Azure Databricks - Variables from Azure Data Factory
Are you seeking to integrate variables from Azure Data Factory into your Databricks notebooks? This blog provides a solution for pushing variables from ADF directly into your Databricks environment.
Problem
Utilizing variables from Azure Data Factory in Azure Databricks notebooks can be achieved through a straightforward process. However, a common challenge arises when attempting to access these variables directly in a Python notebook using variable=dbutils.widgets.get("variable"). Without the appropriate setup, the notebook might fail to recognize the source of this information. To address this, consider implementing the following solution.
Solution
1. Start off by creating an activity in Azure Data Factory by going to Activities > General > Set variable:
2. Set your variable value in the Settings (i.e. runDate and 2024-03-19 as the value):
3. Create a Databricks Notebook from Activities > Databricks > Notebook:
4. Set up an on success that connects the Set variable and Notebook:
5. Click on the Notebook and go to Settings. Add your Databricks Notebook path and then expand Base parameters.

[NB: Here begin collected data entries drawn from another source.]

bool linesearch_illinois(NewtonCtx& C, const mgbhip_options& opt, double inc, double& ynext, double& gnorm_next) {
    mgbhip_problem* P = C.P;
    hipStream_t st = P->stream();
    struct Reject {};
    auto phi = [&](double sigma) -> double {
        launch_step(P->d_x.p, P->d_nv.p, sigma, P->d_xn.p, C.m, P->d_flag.p, ++P->step_stamp, st);
        P->touch();
        const double f = C.F0(P->d_xn.p);
        if (!std::isfinite(f)) throw Reject();
        C.F1(P->d_xn.p, P->d_gn.p, P->d_gnpart.p);
        const double v = dev_dot(P, C.level, P->d_gn.p, P->d_nv.p, C.m);
        if (!std::isfinite(v)) throw Reject();
        return v;
    };
    double s = 1.0;
    bool have = false;
    while (s > 0.0) {
        try {
            double a = 0.0, b = s, fa = inc, fb = phi(s), root = b;
            bool done = false;
            if (fa == 0) { root = a; done = true; }
            else if (fa * fb >= 0) { root = b; done = true; }
            for (int it = 0; it < 10000 && !done; ++it) {
                const double c = (a * fb - b * fa) / (fb - fa);
                const double fc = phi(c);
                if (c <= std::fmin(a, b) || c >= std::fmax(a, b) || fc * fa == 0 || fc * fb == 0) { root = c; done = true; break; }
                if (fb * fc < 0) { a = b; fa = fb; } else { fa /= 2; }
                b = c; fb = fc;
            }
            if (!done) throw Reject();
            launch_step(P->d_x.p, P->d_nv.p, root, P->d_xn.p, C.m, P->d_flag.p, ++P->step_stamp, st);
        P->touch();
            double yn, gn;
            if (!trial_values(C, yn, gn)) throw Reject();
            ynext = yn;
            gnorm_next = gn;
            return true;
        } catch (Reject&) {
        }
        s *= opt.ls_beta;
    }
    return have;
}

Press + New and type your variable (i.e. runDate for name and the value as @variables('runDate')):
6. Once you have completed connecting your Notebook from ADF, add the following command in your python Notebook to get the variable from the ADF pipeline:
runDate=dbutils.widgets.get("runDate")
When you now run the Azure Data Factory pipeline, your Notebook logs should show that runDate was equal to your date (i.e. 2024-03-19). To confirm this you can do a simple print(runDate) in the same Notebook.